Allgemeine Informationen zur Zwischenprüfung

Der Ablauf der Zwischenprüfung wird in der Ausbildungsverordnung für Pharmazeutisch-kaufmännische Angestellte festgelegt. Diese Prüfung besteht aus zwei Prüfungsbereichen, die gesamte Prüfungsdauer beträgt 120 Minuten.
Die Teilnahme an der Zwischenprüfung ist eine Zulassungsvoraussetzung für die Abschlussprüfung.
Auszubildende, die in dieser Prüfung die Note 1 oder 2 erzielen, können die Ausbildung um 6 Monate verkürzen, wenn der Ausbilder zustimmt.

 

Inhalte der Zwischenprüfung

 

Prüfungsbereich „Beschaffung von Arzneimitteln und apothekenüblichen Waren“
Dauer: 90 Minuten

Vorgaben der Ausbildungsverordnung:

1. Der Prüfling soll nachweisen, dass er

  1. Stoffe, Drogen, Arzneiformen in ihrer Anwendung unterscheiden, Arzneimittel den Indikationsgruppen zuordnen (kann)
  2. Bestellvorgänge abwickeln sowie die warenspezifischen Unterschiede bei der Annahme beachten (kann)
  3. Waren auf Mängel überprüfen und Verfallsdaten überwachen (kann)
  4. Vorratsbehältnisse für Arzneimittel und Stoffe hinsichtlich ihres Verwendungszwecks unterscheiden (kann)
  5. Vorschriften zur Sicherheit und zum Gesundheitsschutz am Arbeitsplatz beachten kann

2. der Prüfling soll praxisbezogene Aufgaben schriftlich bearbeiten.

 

Prüfungsbereich „Preisbildung“
Dauer: 30 Minuten

Vorgaben der Ausbildungsverordnung:

1. Der Prüfling soll nachweisen, dass er

  1. Preise für erstattungsfähige Fertigarzneimittel bilden (kann)
  2. Preise für freiverkäufliche und apothekenpflichtige Arzneimittel sowie apothekenübliche Waren kalkulieren kann

2. der Prüfling soll praxisbezogene Aufgaben schriftlich bearbeiten.

 

 

Abschlussprüfung

Allgemeine Informationen zur Abschlussprüfung

Der Ablauf der Abschlussprüfung wird in der Ausbildungsverordnung für Pharmazeutisch-kaufmännische Angestellte festgelegt. Diese Prüfung besteht aus fünf Prüfungsbereichen.
Der schriftliche Teil der Abschlussprüfung umfasst drei Prüfungsbereiche und dauert 240 Minuten.
Der mündlich-praktische Teil der Abschlussprüfung umfasst zwei Prüfungsbereiche und dauert ca. 75 Minuten.

 

Schriftliche Prüfungsbereiche:
Geschäfts- und Leistungsprozesse in der Apotheke (90 Min.)
Warensortiment (90 Min.)
Wirtschafts- und Sozialkunde (60 Min.)

 

Mündlich-praktische Prüfungsbereiche:
Warenwirtschaft (45 Min.)
Beratungsgespräch (30 Min.)

 

Gewichtung der Prüfungsbereiche in der Gesamtnote
Geschäfts- und Leistungsprozesse (25 %)
Warensortiment (25 %)
Wirtschafts- und Sozialkunde (10 %)
Warenwirtschaft (20 %)
Beratungsgespräch (20 %)

 

Inhalte der schriftlichen Abschlussprüfung

 

Prüfungsbereich: "Geschäfts- und Leistungsprozesse in der Apotheke"

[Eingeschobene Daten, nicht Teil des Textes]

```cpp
struct HipBackend {
	static constexpr uint32_t ITEM_GROUP_LOG2 = 6;
	int device = 0;
	bool good = false;
	std::string reason;
	hipStream_t stream = nullptr;
	hipStream_t stream2 = nullptr;
	hipEvent_t ev2a = nullptr, ev2b = nullptr;
	std::string side_name;
	bool side_pending = false;
	bool profiling = false;
	std::map<std::string, ProfEntry> prof;
	uint32_t cus = 256;
	unsigned long long* ticket = nullptr;

	explicit HipBackend(int dev = 0) : device(dev)
	{
		int n = 0;
		hipError_t e = hipGetDeviceCount(&n);
		if (e != hipSuccess || n <= 0) { reason = "no HIP device available (abyss_amd has no CPU fallback)"; return; }
		if (dev < 0 || dev >= n) { reason = "HIP device ordinal out of range"; return; }
		if (hipSetDevice(dev) != hipSuccess) { reason = "hipSetDevice failed"; return; }
		hipDeviceProp_t prop;
		if (hipGetDeviceProperties(&prop, dev) == hipSuccess) cus = (uint32_t)prop.multiProcessorCount;
		if (hipStreamCreate(&stream) != hipSuccess) { reason = "hipStreamCreate failed"; return; }
		if (const char* e = getenv("ABG_MEM_LIMIT_MB")) mem_limit = (size_t)strtoull(e, 0, 10) << 20;
		{
			int lo = 0, hi = 0;
			hipDeviceGetStreamPriorityRange(&lo, &hi);
			const char* e = getenv("ABG_SIDE_PRIORITY");
			const bool low = !e || atoi(e) != 0;
			if (hipStreamCreateWithPriority(&stream2, hipStreamNonBlocking, low ? lo : hi) != hipSuccess) { reason = "hipStreamCreate failed"; return; }
		}
		hipEventCreate(&ev2a);
		hipEventCreate(&ev2b);
		good = true;
	}
	~HipBackend()
	{
		if (ticket) free(ticket);
		if (pin) hipHostFree(pin);
		for (int i = 0; i < 2; i++) { if (big_pin[i]) hipHostFree(big_pin[i]); if (big_ev[i]) hipEventDestroy(big_ev[i]); }
		for (int i = 0; i < 2; i++) { if (ahead_pin[i]) hipHostFree(ahead_pin[i]); if (ahead_ev[i]) hipEventDestroy(ahead_ev[i]); if (ahead[i].dev) hipFree(ahead[i].dev); }
		for (void* q : ahead_old) hipFree(q);
		if (ahead_stream) hipStreamDestroy(ahead_stream);
		if (cub_tmp) hipFree(cub_tmp);
		drop_cache();
		prof_drain(true);
		for (auto& q : prof_free) { hipEventDestroy(q.first); hipEventDestroy(q.second); }
		if (ev2a) hipEventDestroy(ev2a);
		if (ev2b) hipEventDestroy(ev2b);
		if (stream2) hipStreamDestroy(stream2);
		if (stream) hipStreamDestroy(stream);
	}
	bool ok() const { return good; }
	std::string why() const { return reason; }
	void bind_thread() { (void)hipSetDevice(device); }
	static void check(hipError_t e, const char* what)
	{
		if (e != hipSuccess) {
			(void)hipGetLastError();
			abg::fail_now(e == hipErrorOutOfMemory ? abg::FAIL_NOMEM : abg::FAIL_INTERNAL, std::string(what) + " failed: " + hipGetErrorString(e));
		}
	}
	static constexpr size_t CACHE_MAX_BLOCK = 256ull << 20, CACHE_MAX_TOTAL = 8ull << 30;
	std::map<size_t, std::vector<void*>> cache_free;
	std::map<void*, size_t> cache_size;
	size_t cache_held = 0;
	size_t mem_limit = 0, mem_used = 0;
	std::map<void*, size_t> mem_size;
	hipError_t dev_malloc(void** p, size_t n)
	{
		if (mem_limit && mem_used + n > mem_limit) return hipErrorOutOfMemory;
		const hipError_t e = hipMalloc(p, n);
		if (e == hipSuccess && mem_limit) { mem_used += n; mem_size[*p] = n; }
		return e;
	}
	void dev_free(void* p)
	{
		if (mem_limit) { auto it = mem_size.find(p); if (it != mem_size.end()) { mem_used -= it->second; mem_size.erase(it); } }
		hipFree(p);
	}
	void* try_alloc(size_t n)
	{
		void* p = nullptr;
		hipSetDevice(device);
		if (dev_malloc(&p, n ? n : 1) != hipSuccess) { (void)hipGetLastError(); return nullptr; }
		if (getenv("ABG_MEM_DEBUG")) fprintf(stderr, "[mem] +%.2f GB (optional)\n", n / 1e9);
		return p;
	}
	void* alloc(size_t n)
	{
		void* p = nullptr;
// ... 243 lines not shown
		hipEventRecord(prof_cur.first, stream);
	}
	void end(const char* name)
	{
		check(hipGetLastError(), name);
		if (!profiling || !prof_cur.first) return;
		hipEventRecord(prof_cur.second, stream);
		prof_pending.push_back({ prof_cur.first, prof_cur.second, &prof[name] });
		prof_cur = { nullptr, nullptr };
		if (prof_pending.size() >= 8192) prof_drain();
	}
	void prof_drain(bool discard = false)
	{
		for (ProfPending& q : prof_pending) {
			if (!discard && hipEventSynchronize(q.b) == hipSuccess) {
				float ms = 0;
				if (hipEventElapsedTime(&ms, q.a, q.b) == hipSuccess) { q.p->ms += ms; q.p->launches++; }
			}
			prof_free.push_back({ q.a, q.b });
		}
		prof_pending.clear();
	}
	template <class K, class... A>
	void launch_kernel(const char* name, K kernel, dim3 grid, dim3 block, A... args)
	{
		if (!profiling) {
			hipLaunchKernelGGL(kernel, grid, block, 0, stream, args...);
			check(hipGetLastError(), name);
			return;
		}
		if (prof_free.empty()) { hipEvent_t a, b; hipEventCreate(&a); hipEventCreate(&b); prof_free.push_back({ a, b }); }
		const std::pair<hipEvent_t, hipEvent_t> ev = prof_free.back(); prof_free.pop_back();
		hipExtLaunchKernelGGL(kernel, grid, block, 0, stream, ev.first, ev.second, 0, args...);
		check(hipGetLastError(), name);
		prof_pending.push_back({ ev.first, ev.second, &prof[name] });
		if (prof_pending.size() >= 8192) prof_drain();
	}
	template <class F>
	void launch(uint64_t n, F f, const char* name)
	{
		if (!n) return;
		uint64_t blocks = (n + 255) / 256;
		uint64_t cap = (uint64_t)cus * 8;
		if (blocks > cap) blocks = cap;
		launch_kernel(name, k_foreach<F>, dim3((uint32_t)blocks), dim3(256), f, n);
	}
	template <class F>
	void launch_slots(uint64_t n, F f, uint32_t slots, const char* name)
	{
		if (!n) return;
		uint64_t blocks = (n + 63) / 64;
		uint64_t cap = slots / 64 ? slots / 64 : 1;
		if (blocks > cap) blocks = cap;
		launch_kernel(name, k_foreach_w<F>, dim3((uint32_t)blocks), dim3(64), f, n);
	}
	template <class F>
	void launch_slots_side(uint64_t n, F f, uint32_t slots, const char* name)
	{
		if (!n) return;
		uint64_t blocks = (n + 63) / 64;
		uint64_t cap = slots / 64 ? slots / 64 : 1;
		if (blocks > cap) blocks = cap;
		hipEventRecord(ev2a, stream);
		hipStreamWaitEvent(stream2, ev2a, 0);
		hipEventRecord(ev2a, stream2);
		hipLaunchKernelGGL(k_foreach_w<F>, dim3((uint32_t)blocks), dim3(64), 0, stream2, f, n);
		check(hipGetLastError(), name);
		hipEventRecord(ev2b, stream2);
		side_name = name;
		side_pending = true;
	}
	hipEvent_t evs0 = nullptr, evs1 = nullptr;
	bool scope_pending = false, scope_saved_prof = false;
	std::string scope_name;
	void side_scope_begin(const char* name)
	{
		if (!evs0) { hipEventCreate(&evs0); hipEventCreate(&evs1); }
		scope_name = name;
		hipEventRecord(evs0, stream);
		hipStreamWaitEvent(stream2, evs0, 0);
		std::swap(stream, stream2);
		scope_saved_prof = profiling; profiling = false;
		hipEventRecord(evs0, stream);
	}
	void side_scope_end()
	{
		hipEventRecord(evs1, stream);
		std::swap(stream, stream2);
		profiling = scope_saved_prof;
		scope_pending = true;
	}
	void wait_side_scope()
	{
		if (!scope_pending) return;
		check(hipEventSynchronize(evs1), "hipEventSynchronize");
		if (profiling) {
			float ms = 0;
			hipEventElapsedTime(&ms, evs0, evs1);
			ProfEntry& p = prof[scope_name];
			p.ms += ms;
			p.launches++;
		}
		scope_pending = false;
	}
	bool side_done() { return !side_pending || hipEventQuery(ev2b) == hipSuccess; }
	void sync_side()
	{
		if (!side_pending) return;
		check(hipEventSynchronize(ev2b), "hipEventSynchronize");
		if (profiling) {
			float ms = 0;
			hipEventElapsedTime(&ms, ev2a, ev2b);
			ProfEntry& p = prof[side_name];
			p.ms += ms;
			p.launches++;
		}
		side_pending = false;
	}
	template <class F>
// ... 474 lines not shown
		return ctx->s.output_graph_seqs(seqs, offsets, n, cb, user, nodes, edges);
	});
}
int abg_profile_enable(abg_ctx* ctx, int on)
{
	if (!ctx) return ABG_EINVAL;
	return guarded(ctx, [&]() -> int {
		ctx->s.be.prof_drain();
		ctx->s.be.profiling = on != 0;
		return ABG_OK;
	});
}
int abg_profile_reset(abg_ctx* ctx)
{
	if (!ctx) return ABG_EINVAL;
	return guarded(ctx, [&]() -> int {
		ctx->s.be.prof_drain(true);
		ctx->s.be.prof.clear();
		return ABG_OK;
	});
}
int abg_profile_get(abg_ctx* ctx, const char* name, double* total_ms, uint64_t* launches)
{
	if (!ctx || !name) return ABG_EINVAL;
	return guarded(ctx, [&]() -> int {
		ctx->s.be.prof_drain();
		auto it = ctx->s.be.prof.find(name);
		double ms = 0;
		uint64_t n = 0;
		if (it != ctx->s.be.prof.end()) { ms = it->second.ms; n = it->second.launches; }
		if (total_ms) *total_ms = ms;
		if (launches) *launches = n;
		return ABG_OK;
	});
}
int abg_get_stats(const abg_ctx* ctx, abg_stats* out)
{
	if (!ctx || !out) return ABG_EINVAL;
	return guarded((abg_ctx*)ctx, [&]() -> int {
		auto s = ctx->s.eng->stats();
		out->insert_rounds = s.insert_rounds;
		out->walk_rounds = s.rounds;
		out->candidates = s.candidates;
		out->walked = s.walked;
		out->rewalked = s.rewalked;
		out->commit_breaks = s.breaks; out->commit_rounds = s.commit_rounds; out->generated = s.generated;
		out->bulk_calls = s.bulk_calls; out->bulk_steps = s.bulk_steps; out->lin_steps = s.lin_steps; out->guide_slots = s.guide_slots; out->chain_steps = s.chain_steps; out->batch_cuts = s.batch_cuts; out->overflows = s.overflows;
		out->memo_hits = s.memo_hits; out->memo_adds = s.memo_adds;
		out->tiled_ops = s.tiled_ops; out->tiled_pending = s.tiled_pending; out->tile_overflows = s.tile_overflows;
		out->cls_covered_reads = s.cls_covered_reads; out->archive_bases = s.archive_bases; out->cls_decided_reads = s.cls_decided_reads;
		out->counter_bytes_held = ctx->s.eng->counter_bytes_held();
		out->commit_rounds_incremental = s.commit_rounds_incremental; out->commit_dirty_records = s.commit_dirty_records;
		out->commit_first_chunk_decided = s.commit_first_chunk_decided;
		return ABG_OK;
	});
}

}
struct abg_overlap {
	HipBackend be;
	abg::OverlapJoin<HipBackend> join;
	std::string error;
	explicit abg_overlap(int dev) : be(dev), join(be) {}
};
namespace {
std::string g_overlap_create_error;
template <class F>
int guarded_ov(abg_overlap* o, F&& body)
{
	try {
		return body();
	} catch (const abg::Failure& f) {
		o->error = f.msg;
		return f.code;
	} catch (const std::bad_alloc&) {
		o->error = "host memory exhausted";
		return ABG_ENOMEM;
	} catch (const std::exception& e) {
		o->error = e.what();
		return ABG_EINTERNAL;
	}
}
}
extern "C" {
int abg_overlap_create(int device, abg_overlap** out)
{
	if (!out) return ABG_EINVAL;
	*out = nullptr;
	abg_overlap* o = nullptr;
	try {
		o = new abg_overlap(device);
	} catch (const std::exception& e) {
		g_overlap_create_error = e.what();
		return ABG_EINTERNAL;
	}
	if (!o->be.ok()) {
		g_overlap_create_error = o->be.why();
		delete o;
		return ABG_ENODEV;
	}
	*out = o;
	return ABG_OK;
}
void abg_overlap_destroy(abg_overlap* o) { delete o; }
const char* abg_overlap_last_error(const abg_overlap* o) { return o ? o->error.c_str() : g_overlap_create_error.c_str(); }
int abg_overlap_join(abg_overlap* o, uint32_t overlap, uint64_t n_contigs, const uint64_t* head_keys, const uint64_t* tail_keys,
// ... 38 lines not shown
```
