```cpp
namespace ctmr {

struct Walk {
  uint32_t serial_off, serial_len;
  int64_t not_before, not_after;
  uint32_t cn_off, cn_len;
  uint32_t spki_off, spki_len;
  bool bc_valid, is_ca;
  uint32_t nonfatal;
  uint32_t serial_w[5];
  bool cn_match;
  uint32_t meta_issuer, meta_crl;
  uint32_t issuer_name, subject_name;
// ... 1371 lines not shown
    uint32_t d0 = 0, d1 = 0;
    o.subject_name = q;
    q = walk_name<false, STRINGS>(r, L, q, tbs_end, ok, d0, d1, o.nonfatal, strings);
#endif
  }
  if constexpr (NAMES_ONLY) return ok;
  CTMR_STAGE(4);
  touch_all(r, q, SPKI_HEAD_NEED);
  rd_hdr(r, L, q, tbs_end, ok, tag, cs, ce);
  ok = ok & (tag == 0x30u);
  o.spki_off = q;
  o.spki_len = ce - q;
  AlgView key_alg{0u, 0u, 0u, 0u, 0u, 0u};
  KeyPending key_pending;
  key_pending.alg = PK_OTHER;
  {
    uint32_t k, tk, ck, ek;
    alg_id(r, L, cs, ce, ok, k, key_alg);
    rd_hdr(r, L, k, ce, ok, tk, ck, ek);
    ok = ok & (tk == 0x03u);
    bit_string_check(r, L, ck, ek - ck, ok);
    if (spki) spki_key_begin(r, L, key_alg, ck, ek, ok, o.nonfatal, key_pending);
  }
  q = ce;
  r.touch_tail(q, tbs_end);
  if (spki) {
    key_tail_of(r, q, key_pending);
    EcPending ecp;
    spki_key_finish<EC_DEFER>(r, L, key_alg, key_pending, ok, o.nonfatal, ecp);
    o.ec_curve = ecp.curve; o.ec_pos = ecp.pos; o.ec_shift = ecp.shift;
  }
  CTMR_STAGE(5);
  uint32_t nt = 0u;
  uint32_t san_cv = 0u, san_ev = 0u;
  (void)san_cv; (void)san_ev;
  if (ok & (q < tbs_end)) {
    rd_hdr<false>(r, L, q, tbs_end, ok, tag, cs, ce);
    nt = ok ? tag : 0u;
  }
  if (nt == 0x81u) {
    ok = ok & (ce <= tbs_end);
    bit_string_check(r, L, cs, ce - cs, ok);
    q = ce;
    nt = 0u;
    if (ok & (q < tbs_end)) {
      rd_hdr<false>(r, L, q, tbs_end, ok, tag, cs, ce);
      nt = ok ? tag : 0u;
    }
  }
  if (nt == 0x82u) {
    ok = ok & (ce <= tbs_end);
    bit_string_check(r, L, cs, ce - cs, ok);
    q = ce;
    nt = 0u;
    if (ok & (q < tbs_end)) {
      rd_hdr<false>(r, L, q, tbs_end, ok, tag, cs, ce);
      nt = ok ? tag : 0u;
    }
  }
  if ((nt == 0xa3u) | (nt == 0x83u)) ok = ok & (ce != cs);
  if (ok & (nt == 0xa3u)) {
    uint32_t e, e_end;
    r.touch(q, 48);
    rd_hdr<false>(r, L, cs, tbs_end, ok, tag, e, e_end);
    ok = ok & ((tag != 0x30u) | (e_end <= tbs_end));
    e_end = tag == 0x30u ? e_end : e;
    while (ok & (e < e_end)) {
      uint32_t t1, x, x_end, to, co, eo, tv, cv, ev, oidw;
      r.touch(e, 16);
      const uint32_t w0 = ldc(r, e, L), w1 = ldc(r, e + 4u, L), w2 = ldc(r, e + 8u, L);
      const bool p0 = ((w0 & 0xffff80ffu) == 0x03060030u) & ((w1 & 0x808080u) == 0u);
      const uint32_t b7 = w1 >> 24, b9 = (w2 >> 8) & 0xffu;
      const bool nc = p0 & (b7 == 0x04u) & ((w2 & 0x80u) == 0u);
      const bool cr = p0 & (b7 == 0x01u) & ((w2 & 0x80ff00ffu) == 0x00040001u) & ((b9 == 0x00u) | (b9 == 0xffu));
      if (nc | cr) {
        x_end = e + 2u + ((w0 >> 8) & 0xffu);
        co = e + 4u;
        eo = e + 7u;
        oidw = w1;
        cv = e + (cr ? 12u : 9u);
        ev = cv + (cr ? (w2 >> 24) : (w2 & 0xffu));
        ok = ok & (x_end <= e_end) & (ev <= x_end);
      } else {
        r.touch(e, 24);
        rd_hdr(r, L, e, e_end, ok, t1, x, x_end);
        rd_hdr(r, L, x, x_end, ok, to, co, eo);
        oidw = ldc(r, co, L);
        rd_hdr(r, L, eo, x_end, ok, tv, cv, ev);
        ok = ok & (t1 == 0x30u) & (to == 0x06u);
        ok = ok && oid_arcs_ok(r, L, co, eo);
        if (tv == 0x01u) {
          const uint32_t bv = ldc(r, cv, L) & 0xffu;
          ok = ok & (ev - cv == 1u) & ((bv == 0x00u) | (bv == 0xffu));
          rd_hdr(r, L, ev, x_end, ok, tv, cv, ev);
        }
        ok = ok & (tv == 0x04u);
      }
      {
        const bool is_crl = (eo - co == 3u) & ((oidw & 0xffffffu) == 0x1f1d55u);
        const uint32_t pk = o.meta_crl == META_NONE ? meta_pack(cv, ev - cv) : META_HOST;
        o.meta_crl = is_crl ? pk : o.meta_crl;
      }
      if constexpr (STRINGS) {
        if (ext & ok) {
          const uint32_t kind = ext_kind(eo - co, oidw, ldc(r, co + 4u, L));
          if ((kind >= 1u) & (kind <= 6u)) {
            ext_body_check(r, L, kind, cv, ev, ok);
          } else if (kind == 7u) {
            if constexpr (has_coop_refill<R>::value) {
              if ((san_ev == 0u) & (ev > cv)) { san_cv = cv; san_ev = ev; }
              else ext_san_check(r, L, cv, ev, ok, o.nonfatal);
            } else {
              ext_san_check(r, L, cv, ev, ok, o.nonfatal);
            }
          } else if (kind == 9u) {
            uint32_t uo[1] = {0u}, ul[1] = {0u}, nu = 0u;
            r.touch(cv, ev - cv < 200u ? ev - cv : 200u);
            crl_dps<false, true, STRINGS, 1u>(r, L, cv, ev, ok, uo, ul, nu, o.nonfatal, strings);
          } else if (kind == 8u) {
            if constexpr (has_defer_exact<R>::value) r.defer_exact();
            else ext_nc_check(r, L, cv, ev, ok);
          } else if ((kind >= 12u) & ext_nf) {
            if constexpr (has_defer_exact<R>::value) r.defer_exact();
            else o.nonfatal = (kind == 12u ? ext_ipaddr_ok(r, L, cv, ev) : ext_asnum_ok(r, L, cv, ev)) ? o.nonfatal : (o.nonfatal | WALK_NF_EXT);
          } else if ((kind == 10u) & ext_nf && ((ldc(r, co + 8u, L) & 0xffffu) == 0x0204u)) {
            if constexpr (has_defer_exact<R>::value) r.defer_exact();
            else o.nonfatal = ext_sct_ok(r, L, cv, ev) ? o.nonfatal : (o.nonfatal | WALK_NF_EXT);
          }
        }
      }
      if (ok & (eo - co == 3u) & ((oidw & 0xffffffu) == 0x131d55u)) {
        uint32_t tb, c, c_end, tf = 0u, cf = 0u, ef = 0u;
        rd_hdr(r, L, cv, ev, ok, tb, c, c_end);
        ok = ok & (tb == 0x30u) & (c_end == ev);
        bool ca = false;
        if (ok & (c < c_end)) {
          rd_hdr<false>(r, L, c, c_end, ok, tf, cf, ef);
          if (tf == 0x01u) {
            const uint32_t bv = ldc(r, cf, L) & 0xffu;
            ok = ok & (ef <= c_end) & (ef - cf == 1u) & ((bv == 0x00u) | (bv == 0xffu));
            ca = bv == 0xffu;
            c = ef;
            tf = 0u;
            if (ok & (c < c_end)) rd_hdr<false>(r, L, c, c_end, ok, tf, cf, ef);
          }
          if (ok & (c < c_end) & (tf == 0x02u)) {
            ok = ok & (ef <= c_end);
            int32_check(r, L, cf, ef - cf, ok, o.nonfatal);
          }
        }
        o.bc_valid = true;
        o.is_ca = ca;
      }
      e = x_end;
    }
  }
  if constexpr (STRINGS && has_coop_refill<R>::value) {
    if (ext) ext_san_coop(r, L, san_cv, ok ? san_ev : 0u, ok, o.nonfatal);
  }
  CTMR_STAGE(6);
  if constexpr (!TBS_ONLY) {
    const TailView<R> tv{r};
    uint32_t sq;
    alg_id(tv, L, tbs_end, L, ok, sq);
    rd_hdr(tv, L, sq, L, ok, tag, cs, ce);
    ok = ok & (tag == 0x03u);
    bit_string_check(tv, L, cs, ce - cs, ok);
// ... 19 lines not shown
```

Vorgaben der Ausbildungsverordnung

  1. Der Prüfling soll nachweisen, dass er
    1. Kaufmännische und statistische Daten zur Kalkulation ermitteln und betriebliche Leistungen berechnen und bewerten (kann)
    2. Zahlungsverkehr abwickeln (kann)
    3. Preise bilden, sowie Leistungen abrechnen (kann)
    4. Marketingmaßnahmen zielgruppen- und serviceorientiert auswählen (kann)
    5. Bürowirtschaftliche und arbeitsorganisatorische Prozesse planen, durchführen und kontrollieren (kann)
    6. zur kontinuierlichen Qualitätsverbesserung betrieblicher Prozesse beitragen kann
  2. Der Prüfling soll praxisbezogene Aufgaben schriftlich bearbeiten.

 

Prüfungsbereich: "Warensortiment"

Vorgaben der Ausbildungsverordnung

  1. Der Prüfling soll nachweisen, dass er
    1. Stoffe, Drogen, Arzneimittel, Chemikalien und Gefahrstoffe, Medizinprodukte und andere apothekenübliche Waren unterscheiden und kennzeichnen sowie Vorschriften für die Lagerung und Entsorgung anwenden (kann)
    2. Tätigkeiten nach der Apothekenbetriebsordnung durchführen und Dokumentation vorbereiten (kann)
    3. Apothekenspezifische Fachsprache anwenden (kann)
    4. Apothekenübliche Dienstleistungen planen und deren Durchführung beschreiben kann
  2. Der Prüfling soll praxisbezogene Aufgaben schriftlich bearbeiten.

 

Prüfungsbereich: "Wirtschafts- und Sozialkunde"

  1. Der Prüfling soll nachweisen, dass er allgemeine wirtschaftliche Zusammenhänge der Berufs- und Arbeitswelt darstellen und beurteilen kann
  2. Der Prüfling soll praxisbezogene Aufgaben schriftlich bearbeiten.

 

 

Praktische Abschlussprüfung

 

Inhalte der mündlich-praktischen Abschlussprüfung

 

 Prüfungsbereich: „Warenwirtschaft“

Die Prüfungszeit beträgt insgesamt 45 Minuten. Im Rahmen der Prüfung findet ein situatives Fachgespräch statt. Der Umfang dieses Gesprächs beträgt maximal 15 Minuten.

 

Vorgaben der Ausbildungsverordnung

1. Der Prüfling soll nachweisen, dass er

  1. eingehende Ware unter warenspezifischen, rechtlichen sowie kaufmännischen Aspekten prüfen, annehmen und erfassen,
  2. Lieferung und Waren auf erkennbare Mängel überprüfen und entsprechende Maßnahmen einleiten (kann),
  3. Waren unter Beachtung rechtlicher Vorschriften sowie warenspezifischer Erfordernisse lagern (kann),
  4. Lieferung und Abgabe der Waren vorbereiten (kann),
  5. Transport- und Verpackungsformen unterscheiden (kann).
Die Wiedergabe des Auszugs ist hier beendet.